I had the space bulldozed all the way down to the dirt and then all the cuttings removed. Then I put 6 foot fence all around perimeter.

Now I have to maintain the property moving forward. My greatest concern is ticks. I understand that the more vegetation, the more possibility for ticks. So, i want to keep everything as short as possible. Leafy weeds are already once again covering the entire space within one month.

I am looking into ride along mowers so that I can mow myself- I got quotes from local gardeners and they quoted $500-800 a month to mow. That's too expensive.. seems like buying a mower is a better idea.

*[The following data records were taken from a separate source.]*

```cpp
int small_pair_launch(hipStream_t st, const bnerv_conv_desc& c, const WArgs& wa, const WRoute& wr) {
    const bnerv_convs::SArgs sa = bnerv_convs_sargs(c);
    const bool bf = wr.family == BNERV_WGRAD_FAM_WIDE_BF16;
    const WideRoleArgs r = bf ? WideRoleArgs{wr.bw.slots, wr.bw.ngroups_n, wr.bw.ngroups_m} : WideRoleArgs{wr.wide.slots, 0, 0};
    const int n_w = bf ? 8 * wr.bw.slots * wr.bw.ngroups_n * wr.bw.ngroups_m : 8 * wr.wide.slots * wr.wide.ngroups * wr.wide.mgroups;
    return small_pair_modes(c, wa.d, wr, [&](auto role, auto in, auto ep, auto nq) {
        return launch_small_pair<typename decltype(role)::type, decltype(in)::value, decltype(ep)::value, decltype(nq)::value>(st, sa, wa, r, n_w);
    });
}
}

constexpr int HB_KMAX = 4, HB_CMAX = 16;
struct HeadBwdArgs { const float* g; const float* img; const float* x; const float* w; float* dx; float* slab; int B, K, C, transposed; size_t HW; int nq; };
template <int K, int C>
__global__ __launch_bounds__(256) void head1x1_bwd_kernel(const HeadBwdArgs a) {
    __shared__ float s_w[HB_KMAX * HB_CMAX];
    __shared__ float s_red[4][HB_KMAX * (HB_CMAX + 1)];
    const int tid = threadIdx.x, lane = tid & 63, wave = tid >> 6;
    if (tid < K * C) {
        const int k = tid / C, c = tid - k * C;
        s_w[k * HB_CMAX + c] = a.transposed ? a.w[k * C + c] : a.w[c * K + k];
    }
    if (lane < K * (C + 1)) s_red[wave][(lane / (C + 1)) * (HB_CMAX + 1) + lane % (C + 1)] = 0.f;
    __syncthreads();
    const int total = a.B * a.nq;
    const int rounds = (total + (int)gridDim.x * 256 - 1) / ((int)gridDim.x * 256);
#pragma unroll 1
    for (int it = 0; it < rounds; ++it) {
        const int q = (it * (int)gridDim.x + (int)blockIdx.x) * 256 + tid;
        const bool live = q < total;
// ... 198 lines not shown
```

### boosting_nerv_amd/csrc/wgrad_bfw_body.h

```cpp
#pragma once
#include "common.h"
#include "sidejob.h"
#include "split16.h"
#ifndef BTRACE
#define BTRACE(it_, slot) do {} while (0)
#endif

namespace bnerv_wb {

struct WArgs {
    bnerv_wgrad_desc d;
    float* slab;
    int tiles_x, tiles_y, n_mgroups, n_ngroups, ncols;
    int vec;
};

typedef int i32x4 __attribute__((ext_vector_type(4)));
constexpr unsigned OOB = 0x80000000u;

__device__ __forceinline__ __amdgpu_buffer_rsrc_t make_rsrc(const float* p, unsigned shift_bytes, unsigned bytes) {
    return __builtin_amdgcn_make_buffer_rsrc(reinterpret_cast<void*>(reinterpret_cast<uintptr_t>(p) - shift_bytes), 0, (int)bytes, 0x00020000);
}
__device__ __forceinline__ f32x4 bload(__amdgpu_buffer_rsrc_t r, unsigned voff, unsigned soff) {
    return __builtin_bit_cast(f32x4, __builtin_amdgcn_raw_buffer_load_b128(r, (int)voff, (int)soff, 0));
}

struct LTile { int b, ty, tx; };

constexpr int BW_TH = 4, BW_NTW = 8, BW_NPL = (BW_NTW * 16 + 7) / 9 + 1;
constexpr int BW_ROW = 64, BW_PLANE = 6 * BW_ROW + 32, BW_COPY = BW_NPL * BW_PLANE + 192, BW_CONST = 4 * BW_ROW;
constexpr int BW_PIECE = 3 * BW_COPY + 2 * BW_CONST;

template <int IN, int SP, int MTW, int GM2>
__device__ __forceinline__ void wgrad_bfw_body(const WArgs& wa, const int slots, const int ngroups_n, const int ngroups_m, const SidePack& side, const int vb, const int vgrid) {
    constexpr int NS = Split<SP>::NS;
    constexpr bool AFF = (IN == BNERV_IN_AFFINE);
    constexpr int PIECE = BW_PIECE;
    const bnerv_wgrad_desc& d = wa.d;
    extern __shared__ __attribute__((aligned(16))) float smem[];
    char* s_a = reinterpret_cast<char*>(smem);
    float* s_aff = reinterpret_cast<float*>(s_a + NS * PIECE);
    const int tid = threadIdx.x, lane = tid & 63;
    const int wave = __builtin_amdgcn_readfirstlane(tid >> 6);
    const int li = lane & 15, kq = lane >> 4;
    const int Cin = d.Cin, Cout = d.Cout, H = d.H, W = d.W;
    const int nW = Cin * 9;
    const int tiles_x = (W + 31) >> 5, tiles_y = (H + BW_TH - 1) / BW_TH;

    const int ngroups = ngroups_n * ngroups_m;
    const int xcd = vb & 7, q = vb >> 3;
// ... 180 lines not shown
#pragma unroll
    for (int m = 0; m < MTW; ++m)
#pragma unroll
        for (int n = 0; n < BW_NTW; ++n) acc[m][n] = f32x4{0.f, 0.f, 0.f, 0.f};

    int itx = r0 + slot;
    LTile it{0, 0, 0};
    auto decode = [&](int i) __attribute__((always_inline)) {
        LTile t;
        const int tiles = tiles_x * tiles_y;
        t.b = i / tiles;
        const int rem = i - t.b * tiles;
        t.ty = rem / tiles_x;
        t.tx = rem - t.ty * tiles_x;
        return t;
    };
    int aff_b = -1;
    if (itx < r1) {
        it = decode(itx);
        issue_loads(it);
        if constexpr (AFF) { load_affine(it.b); aff_b = it.b; }
        lds_barrier();
        if constexpr (AFF) fetch_affine();
        store_x(tile_interior(it));
    }
    int bt = -3;
    for (; itx < r1; itx += slots, ++bt) {
        BTRACE(bt, 0);
        const bool has_next = itx + slots < r1;
        LTile nxt = it;
        if (has_next) nxt = decode(itx + slots);
        u32x4 afr[MTW][NS];
        auto split_g = [&](auto mc) __attribute__((always_inline)) {
            constexpr int m = decltype(mc)::value;
            if constexpr (m < MTW) {
                float x[8] = {ga[m][0].x, ga[m][0].y, ga[m][0].z, ga[m][0].w, ga[m][1].x, ga[m][1].y, ga[m][1].z, ga[m][1].w};
                if constexpr (GM2 == 1) {
                    const bool odd = li & 1;
                    const float k0 = odd ? x[1] : x[0], k1 = odd ? x[3] : x[2], k2 = odd ? x[5] : x[4], k3 = odd ? x[7] : x[6];
                    const float s0 = odd ? x[0] : x[1], s1 = odd ? x[2] : x[3], s2 = odd ? x[4] : x[5], s3 = odd ? x[6] : x[7];
                    const float r0 = __builtin_bit_cast(float, __builtin_amdgcn_update_dpp(0, __builtin_bit_cast(int, s0), 0xB1, 0xF, 0xF, false));
                    const float r1 = __builtin_bit_cast(float, __builtin_amdgcn_update_dpp(0, __builtin_bit_cast(int, s1), 0xB1, 0xF, 0xF, false));
                    const float r2 = __builtin_bit_cast(float, __builtin_amdgcn_update_dpp(0, __builtin_bit_cast(int, s2), 0xB1, 0xF, 0xF, false));
                    const float r3 = __builtin_bit_cast(float, __builtin_amdgcn_update_dpp(0, __builtin_bit_cast(int, s3), 0xB1, 0xF, 0xF, false));
                    x[0] = odd ? r0 : k0; x[1] = odd ? r1 : k1; x[2] = odd ? r2 : k2; x[3] = odd ? r3 : k3;
                    x[4] = odd ? k0 : r0; x[5] = odd ? k1 : r1; x[6] = odd ? k2 : r2; x[7] = odd ? k3 : r3;
                }
                split8<SP, 8>(x, afr[m]);
            }
        };
        split_g(std::integral_constant<int, 0>{});
        split_g(std::integral_constant<int, 1>{});
        split_g(std::integral_constant<int, 2>{});
        BTRACE(bt, 1);
        if (has_next) issue_loads(nxt);
        BTRACE(bt, 2);
        lds_barrier();
        BTRACE(bt, 3);
#pragma unroll
        for (int nt = 0; nt < BW_NTW; ++nt) {
            u32x4 bfr[NS];
#pragma unroll
            for (int p = 0; p < NS; ++p) bfr[p] = *reinterpret_cast<const u32x4*>(s_a + p * PIECE + bbase[nt]);
#define BNERV_BW_PROD(pa, pb) _Pragma("unroll") for (int m = 0; m < MTW; ++m) acc[m][nt] = mfma16<SP>(afr[m][pa], bfr[pb], acc[m][nt]);
            if constexpr (NS == 3) {
                BNERV_BW_PROD(2, 0)
                BNERV_BW_PROD(0, 2)
                BNERV_BW_PROD(1, 1)
            }
            BNERV_BW_PROD(1, 0)
            BNERV_BW_PROD(0, 1)
            BNERV_BW_PROD(0, 0)
#undef BNERV_BW_PROD
        }
        BTRACE(bt, 4);
        lds_barrier();
        BTRACE(bt, 5);
        if (has_next) {
            if constexpr (AFF) { if (nxt.b != aff_b) { load_affine(nxt.b); lds_barrier(); fetch_affine(); aff_b = nxt.b; } }
            if (tile_interior(nxt)) store_x(true);
            else store_x(false);
        }
        BTRACE(bt, 6);
        it = nxt;
    }

    __syncthreads();
    float* s_red = smem;
    constexpr int RW = BW_NTW * 16, RSZ = MTW * 16 * RW;
    for (int w = 0; w < 4; ++w) {
        if (wave == w) {
#pragma unroll
            for (int m = 0; m < MTW; ++m)
#pragma unroll
                for (int n = 0; n < BW_NTW; ++n)
#pragma unroll
                    for (int r = 0; r < 4; ++r) {
                        float* qd = s_red + (m * 16 + 4 * kq + r) * RW + n * 16 + li;
                        *qd = (w == 0) ? acc[m][n][r] : *qd + acc[m][n][r];
                    }
        }
        __syncthreads();
    }
    float* slab = wa.slab + (size_t)(xcd * slots + slot) * Cout * wa.ncols;
    for (int idx = tid; idx < RSZ; idx += 256) {
        const int row = idx / RW, colq = idx - row * RW;
        const int col = n_base + colq;
        if (co_base + row < Cout && col < wa.ncols) slab[(size_t)(co_base + row) * wa.ncols + col] = s_red[idx];
    }
    side_run_hosted(side, smem, vb, vgrid);
}

struct BwPlan { int mtw, ngroups_n, ngroups_m, slots; };
template <int SP, int MTW>
constexpr size_t wgrad_bfw_lds_bytes() {
    const size_t acc = (size_t)Split<SP>::NS * BW_PIECE + 2 * BW_NPL * sizeof(float), red = (size_t)MTW * 16 * BW_NTW * 16 * sizeof(float);
    return acc > red ? acc : red;
}

}
```

Before: 687.2 frames/s.

## Cut wgrad reduction barriers and host side jobs on conv blocks in pair kernels

The serial four-wave LDS reduction in the wide and bf16 wgrad epilogues becomes a single-barrier scheme. Each wave writes its accumulators to a private LDS region and the final loop sums all four, chunked by M for the bf16 path. This trades more LDS for fewer __syncthreads. The pair kernels can now hand deferred side-reduction jobs to conv blocks instead of wgrad blocks, and side_take skips oversized jobs rather than stopping at them. Compile-time ablation switches (BNERV_WABL, BNERV_WRED4) are added and default to off.

```diff
diff --git a/boosting_nerv_amd/csrc/abi.hip b/boosting_nerv_amd/csrc/abi.hip
--- a/boosting_nerv_amd/csrc/abi.hip
+++ b/boosting_nerv_amd/csrc/abi.hip
@@ -57,7 +57,7 @@
     hipLaunchKernelGGL(side_flush_kernel, dim3(sp.n_slices), dim3(256), 0, st, sp);
 }
 
-void bnerv_side_take(bnerv_ctx* ctx, SidePack* sp, int max_slices) {
+void bnerv_side_take(bnerv_ctx* ctx, SidePack* sp, int max_slices, bool step_over) {
     sp->n_jobs = 0;
     sp->n_slices = 0;
     if (!ctx) return;
@@ -66,7 +66,11 @@
     size_t i = 0;
     while (i < q.size() && n < SIDE_MAX_JOBS) {
         if (q[i].fs) { ++i; continue; }
-        if (sp->n_slices + q[i].slices > max_slices) break;
+        if (sp->n_slices + q[i].slices > max_slices) {
+            if (!step_over) break;
+            ++i;
+            continue;
+        }
         sp->j[n] = q[i];
         sp->n_slices += q[i].slices;
         ++n;
diff --git a/boosting_nerv_amd/csrc/sidejob.h b/boosting_nerv_amd/csrc/sidejob.h
--- a/boosting_nerv_amd/csrc/sidejob.h
+++ b/boosting_nerv_amd/csrc/sidejob.h
@@ -37,7 +37,7 @@
 
 void bnerv_side_push(bnerv_ctx* ctx, hipStream_t st, const void* src, int n_slabs, int count, int ncols, float* out, float* out2,
                      const float* fold_scale = nullptr, const float* fold_shift = nullptr);
-void bnerv_side_take(bnerv_ctx* ctx, SidePack* sp, int max_slices);
+void bnerv_side_take(bnerv_ctx* ctx, SidePack* sp, int max_slices, bool step_over = false);
 int bnerv_side_flush(bnerv_ctx* ctx, hipStream_t st);
 int bnerv_side_pending(const bnerv_ctx* ctx);
 
diff --git a/boosting_nerv_amd/csrc/wgrad.hip b/boosting_nerv_amd/csrc/wgrad.hip
--- a/boosting_nerv_amd/csrc/wgrad.hip
+++ b/boosting_nerv_amd/csrc/wgrad.hip
@@ -592,7 +592,7 @@
     if (has_work) {
         issue(it);
         if constexpr (AFF) { load_affine(it.b); aff_b = it.b; }
-        commit(it);
+        if (!((BNERV_WABL & 4) && d.B > 0)) commit(it);
     }
     WTRACE(7, 1);
     int wt = 0; (void)wt;
@@ -605,6 +605,7 @@
         WTRACE(wt, 1);
         const Pre pre = prep(nxt);
         WTRACE(wt, 2);
+        if (!((BNERV_WABL & 8) && d.B > 0))
 #pragma unroll
         for (int st = 0; st < 16; ++st) {
             if (has_next) {
@@ -624,7 +625,7 @@
         WTRACE(wt, 5);
         if (has_next) {
             if constexpr (AFF) { if (nxt.b != aff_b) { load_affine(nxt.b); aff_b = nxt.b; } }
-            commit(nxt);
+            if (!((BNERV_WABL & 4) && d.B > 0)) commit(nxt);
         }
         WTRACE(wt, 6);
         it = nxt;
@@ -634,6 +635,7 @@
     __syncthreads();
     float* s_red = smem;
     constexpr int RW = NTW * 16, RSZ = 16 * RW;
+    if (!((BNERV_WABL & 2) && d.B > 0)) {
 #pragma unroll
     for (int n = 0; n < NTW; ++n)
 #pragma unroll
@@ -645,8 +647,9 @@
         if (row < Cout && col < wa.ncols)
             slab[(size_t)row * wa.ncols + col] = (s_red[idx] + s_red[RSZ + idx]) + (s_red[2 * RSZ + idx] + s_red[3 * RSZ + idx]);
     }
+    }
     WTRACE(7, 3);
-    side_run_hosted(side, smem, vb, vgrid);
+    if (!(BNERV_WABL & 1)) side_run_hosted(side, smem, vb, vgrid);
     WTRACE(7, 4);
 }
 template <int KS, int IN, int GM2>
@@ -654,25 +657,24 @@
     wgrad_lean_body<KS, IN, GM2>(wa, n_grows, side, (int)blockIdx.x, (int)gridDim.x);
 }
 template <int EP, int WIN>
-__global__ __launch_bounds__(256, 3) void conv_wgrad_pair_kernel(const bnerv_conv::KArgs ka, const WArgs wa, const int n_grows, const int n_conv, const SidePack side, const int pat) {
+__global__ __launch_bounds__(256, 3) void conv_wgrad_pair_kernel(const bnerv_conv::KArgs ka, const WArgs wa, const int n_grows, const int n_conv, const SidePack side_c,
+                                                                 const SidePack side_w, const int pat) {
     if (n_conv < 0) {
         const int nr = -n_conv, xcd = (int)blockIdx.x & 7, slot = (int)blockIdx.x >> 3, vb = ((slot >> 1) << 3) + xcd;
         const int role = pat == 0 ? (slot & 1) : ((slot + (slot >> pat)) & 1);
         if (role == 0) {
-            SidePack none;
-            none.n_jobs = 0; none.n_slices = 0;
-            bnerv_q4::conv_q4_body<BNERV_IN_PLAIN, EP>(ka, none, vb, nr);
+            bnerv_q4::conv_q4_body<BNERV_IN_PLAIN, EP>(ka, side_c, vb, nr);
         } else {
-            wgrad_lean_body<3, WIN, 0>(wa, n_grows, side, vb, nr);
+            if (BNERV_WABL & 16) return;
+            wgrad_lean_body<3, WIN, 0>(wa, n_grows, side_w, vb, nr);
         }
         return;
     }
     if ((int)blockIdx.x < n_conv) {
-        SidePack none;
-        none.n_jobs = 0; none.n_slices = 0;
-        bnerv_q4::conv_q4_body<BNERV_IN_PLAIN, EP>(ka, none, (int)blockIdx.x, n_conv);
+        bnerv_q4::conv_q4_body<BNERV_IN_PLAIN, EP>(ka, side_c, (int)blockIdx.x, n_conv);
     } else {
-        wgrad_lean_body<3, WIN, 0>(wa, n_grows, side, (int)blockIdx.x - n_conv, (int)gridDim.x - n_conv);
+        if (BNERV_WABL & 16) return;
+        wgrad_lean_body<3, WIN, 0>(wa, n_grows, side_w, (int)blockIdx.x - n_conv, (int)gridDim.x - n_conv);
     }
 }
 
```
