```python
def fc_gemm(rt, A, B, Cbuf, M, N, K, a_kc, b_kc, lda, ldb, ldc=0, actA=None, actB=None, bias=None, residual=None, splitk=1, partial=None,
            precision=0, kchunk=0, name='fc_gemm'):
    d = GemmDesc()
    d.A, d.lda, d.a_kc = A.ptr, lda, int(a_kc)
    d.mapA, d.mapB, d.mapC = RowMap.identity(), RowMap.identity(), RowMap.identity()
    d.actA = actA or Act.none()
    d.B, d.ldb, d.b_kc = B.ptr, ldb, int(b_kc)
    d.actB = actB or Act.none()
    d.C, d.ldc = _p(Cbuf), ldc
    d.bias, d.residual = _p(bias), _p(residual)
    d.M, d.N, d.K = int(M), int(N), int(K)
    d.splitk, d.partial = int(splitk), _p(partial)
    d.store = _store(A, B, Cbuf)
    if _is16(residual) != _is16(Cbuf) and residual is not None and Cbuf is not None:
        raise ValueError("dpp_fc_gemm: C and residual must be stored alike")
    meta = dict(kernel='fc_gemm_mfma_bf16' if precision else 'gemm_mfma_f32', flops=2.0 * M * N * K,
                bytes=4.0 * (M * K + K * N + M * N * (max(1, splitk) if splitk > 1 else 1) + (M * N if residual is not None else 0)))
    return Launch(rt.lib.dpp_fc_gemm, (C.byref(d), int(precision), int(kchunk)), (d, A, B, Cbuf, bias, residual, partial, actA, actB), name, meta)


# ... 448 lines not shown
```

### include/dpp_hip.h

```cpp
#ifndef DPP_HIP_H
#define DPP_HIP_H

#include <stddef.h>
#include <stdint.h>

#ifdef __cplusplus
extern "C" {
#endif

typedef void* dpp_stream_t;

#define DPP_OK 0
#define DPP_E_BADARG 10001
#define DPP_E_UNSUPPORTED 10002

#define DPP_ABI_VERSION 13
int dpp_abi_version(void);

#define DPP_ST_A 1
#define DPP_ST_B 2
#define DPP_ST_C 4
#define DPP_ST_BNX 8

typedef struct {
    int s, Wo, HoWo, Wi, HiWi;
} dpp_rowmap;

typedef struct {
    const float* mean;
    const float* scale;
    const float* beta;
    int mode;
    int cmod;
    const float* x2;
    const float* aux;
    float* out;
} dpp_act;

typedef struct {
    float* stats;
    const float* bn_x;
    const float* bn_mean;
    const float* bn_inv_std;
    const float* bn_scale;
    const float* bn_beta;
    int bn_relu;
    int pad_;
    float* bn_partial;
} dpp_epilogue;

typedef struct {
    const float* A; int lda; int a_kc; dpp_rowmap mapA; dpp_act actA;
    const float* B; int ldb; int b_kc; dpp_rowmap mapB; dpp_act actB;
    float* C; int ldc; dpp_rowmap mapC;
    const float* bias;
    const float* residual;
    int M, N, K;
    int splitk;
    float* partial;
    int bm, bn, wm;
    int variant;
    dpp_epilogue epi;
    int store;
    int precision;
} dpp_gemm_desc;
int dpp_gemm(const dpp_gemm_desc* d, dpp_stream_t stream);
int dpp_gemm_variant_rows(const dpp_gemm_desc* d);

int dpp_wgrad_stream_slices(int Co, int Ci, int M, int rows_per_wave);
int dpp_wgrad_stream(const float* dY, int Co, const float* X, int Ci, const dpp_rowmap* mapX, const dpp_act* actX, int M,
                     int rows_per_wave, float* partial, int store , dpp_stream_t stream);
int dpp_wgrad_stream_bf16_ok(int Co, int Ci);
int dpp_wgrad_stream_bf16(const float* dY, int Co, const float* X, int Ci, const dpp_rowmap* mapX, const dpp_act* actX, int M,
                     int rows_per_wave, float* partial, int store , dpp_stream_t stream);

int dpp_fc_wgrad_stream_ok(int Nb, int K, int N);
int dpp_fc_wgrad_stream(const float* X, const float* dY, float* dW, int Nb, int K, int N, const dpp_act* actX,
                        int store , dpp_stream_t stream);
int dpp_wgrad3_stream_slices(int Co, int Ci, int N, int H, int W, int rows_per_wave);
int dpp_wgrad3_stream(const float* dY, int Co, const float* X, int Ci, int N, int H, int W, const dpp_act* actX, int rows_per_wave,
                      float* partial, int store , dpp_stream_t stream);

int dpp_fc_gemm(const dpp_gemm_desc* d, int precision, int kchunk, dpp_stream_t stream);

int dpp_reduce_partials(const float* partial, int nz, int n, const float* bias, int nbias, float* out,
                        dpp_stream_t stream);


size_t dpp_reduce_job_bytes(void);
int dpp_reduce_multi_block_cols(void);
int dpp_reduce_multi(const void* jobs_dev, int njobs, int total_blocks, dpp_stream_t stream);

int dpp_conv3x3(const float* X, int N, int H, int W, int Ci, const dpp_act* act, const float* Wk, int Co,
                const float* bias, const float* residual, float* Y, int bm, const dpp_epilogue* epi,
                int store , dpp_stream_t stream);
int dpp_conv3x3_bf16(const float* X, int N, int H, int W, int Ci, const dpp_act* act, const float* Wk, int Co,
                     const float* bias, const float* residual, float* Y, int bm, const dpp_epilogue* epi, int store, dpp_stream_t stream);
int dpp_conv3x3_stream_rows(int N, int H, int W, int C);
int dpp_conv3x3_stream(const float* X, int N, int H, int W, int C, const dpp_act* act, const float* Wk, const float* bias, float* Y,
                       const dpp_epilogue* epi, dpp_stream_t stream);
int dpp_conv3x3_tiling(int N, int H, int W, int bm, int* th, int* tw, int* img);
int dpp_conv3x3_wtrans(const float* Wk, int Co, int Ci, float* Wd, dpp_stream_t stream);
size_t dpp_wtrans_job_bytes(void);
int dpp_conv3x3_wtrans_multi(const void* jobs_dev, int njobs, int total_blocks, dpp_stream_t stream);
int dpp_conv3x3_wgrad_blocks(int N, int H, int W, int Ci, int Co, int bm);
int dpp_conv3x3_wgrad(const float* X, int N, int H, int W, int Ci, const dpp_act* act, const float* dY, int Co,
                      float* partial, int bm, int store , dpp_stream_t stream);
int dpp_conv3x3_wgrad_bf16_ok(int N, int H, int W, int Ci, int Co);
int dpp_conv3x3_wgrad_bf16(const float* X, int N, int H, int W, int Ci, const dpp_act* act, const float* dY, int Co,
                           float* partial, int bm, int store , dpp_stream_t stream);

int dpp_stem_fwd(const float* X, int N, int H, int W, const float* Wk, const float* bias, int Co, float* Y, uint8_t* argmax,
                 float* stats, int store , dpp_stream_t stream);
int dpp_stem_wgrad_blocks(int N, int H, int W, int tiles_per_block);
int dpp_stem_wgrad(const float* X, int N, int H, int W, const float* dY, const uint8_t* argmax, int Co, float* partial,
                   int tiles_per_block, dpp_stream_t stream);

int dpp_convpool_fwd(const float* X, int N, int H, int W, int Ci, const dpp_act* act, const float* Wk, int kh, int kw, int pad,
                     int Co, int pool, const float* bias, float* Y, uint16_t* ties, dpp_stream_t stream);
int dpp_convpool_wgrad_blocks(int N, int Hp, int Wp);
// ... 154 lines not shown
```

Measured before the change: 37770 depth-crops/sec.

## Fold BN finalize into consuming conv's prologue, computing coefficients from partials

Instead of launching a separate batch-norm finalize kernel, the conv3x3 kernel (and the variant-4 1x1 GEMM path) can reduce the per-block BN partial sums itself. Each block recomputes mean and scale in its prologue, overlapped with the first halo load, and one writer block stores the coefficients and running stats. The engine defers the finalize when a BN output has a single conv consumer and the partials are small, and falls back to a flush otherwise. This removes a kernel launch and a dependency per BN layer. In exchange every block repeats the partial reduction, uses extra LDS and registers, and adds a __syncthreads in staging.

```diff
diff --git a/deep-prior-pp_amd/csrc/bn.hip b/deep-prior-pp_amd/csrc/bn.hip
--- a/deep-prior-pp_amd/csrc/bn.hip
+++ b/deep-prior-pp_amd/csrc/bn.hip
@@ -53,14 +53,9 @@
     }
 }
 
-__device__ __forceinline__ double wave_allsum(double v) {
-    for (int o = 1; o < DPP_WAVE; o <<= 1) v += __shfl_xor(v, o);
-    return v;
-}
-
 template <int WPC>
 __device__ __forceinline__ double group_allsum(double v, double* slot) {
-    v = wave_allsum(v);
+    v = dpp_wave_allsum(v);
     if (WPC == 1) return v;
     const int wave = threadIdx.x >> 6;
     if ((threadIdx.x & 63) == 0) slot[wave] = v;
@@ -88,41 +83,16 @@
     const bool one_sweep = nseg == 1 && nbs <= GT * U;
     float pm0[U], pq0[U];
     if (one_sweep) {
-        const float* pm_row = partial + dpp_partial_index(0, cc, 0, C, nbs);
-        const float* pq_row = partial + dpp_partial_index(1, cc, 0, C, nbs);
-        const float K = pm_row[0];
-#pragma unroll
-        for (int u = 0; u < U; ++u) {
-            const int b = lane + u * GT;
-            const int bb = b < nbs ? b : nbs - 1;
-            pm0[u] = pm_row[bb];
-            pq0[u] = pq_row[bb];
-        }
-        double s1 = 0.0, s2 = 0.0;
-#pragma unroll
-        for (int u = 0; u < U; ++u) {
-            const int b = lane + u * GT;
-            if (b < nbs) {
-                const double d = (double)pm0[u] - (double)K, nb_ = (double)rows_of(b);
-                s1 += nb_ * d;
-                s2 += (double)pq0[u] + nb_ * d * d;
-            }
-        }
+        float K;
+        dpp_bn_sweep_load<U, GT>(partial + dpp_partial_index(0, cc, 0, C, nbs), partial + dpp_partial_index(1, cc, 0, C, nbs), nbs, lane, K, pm0, pq0);
+        double s1, s2;
+        dpp_bn_sweep_sums<U, GT>(K, pm0, pq0, nbs, rpb, Mseg, lane, s1, s2);
         s1 = group_allsum<WPC>(s1, slot_a);
         s2 = group_allsum<WPC>(s2, slot_b);
         if (lane != 0 || c >= C) return;
-        const double mean1 = (double)K + s1 / (double)M;
-        const double var1 = (s2 - s1 * s1 / (double)M) / (double)M;
-        const float meanf = (float)mean1;
-        const float inv_std = (float)(1.0 / sqrt((var1 > 0.0 ? var1 : 0.0) + (double)eps));
-        mean_o[c] = meanf;
-        inv_std_o[c] = inv_std;
-        scale_o[c] = gam * inv_std;
-        if (upd) {
-            const float oma = 1.0f - alpha;
-            run_mean[c] = oma * rm_old + alpha * meanf;
-            run_inv_std[c] = oma * ri_old + alpha * inv_std;
-        }
+        float meanf, inv_std;
+        dpp_bn_sweep_finish(K, s1, s2, M, eps, meanf, inv_std);
+        dpp_bn_coef_store(c, meanf, inv_std, gam, mean_o, inv_std_o, scale_o, upd, alpha, rm_old, ri_old, run_mean, run_inv_std);
         return;
     }
     double snm = 0.0;
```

I also plan to buy a pull along sprayer that would attach to mower and spray pesticides that kill ticks. A setup like this: https://www.dropbox.com/s/cpn7zru5dtpa3ya/Screen%20Shot%202015-03-08%20at%2012.55.05%20PM.png?dl=0.55.05%20PM.png?dl=0










Has anyone tried this before? Any advice on maintaining the land for best tick control? Any input on which mower or sprayer?

Thank you!


----------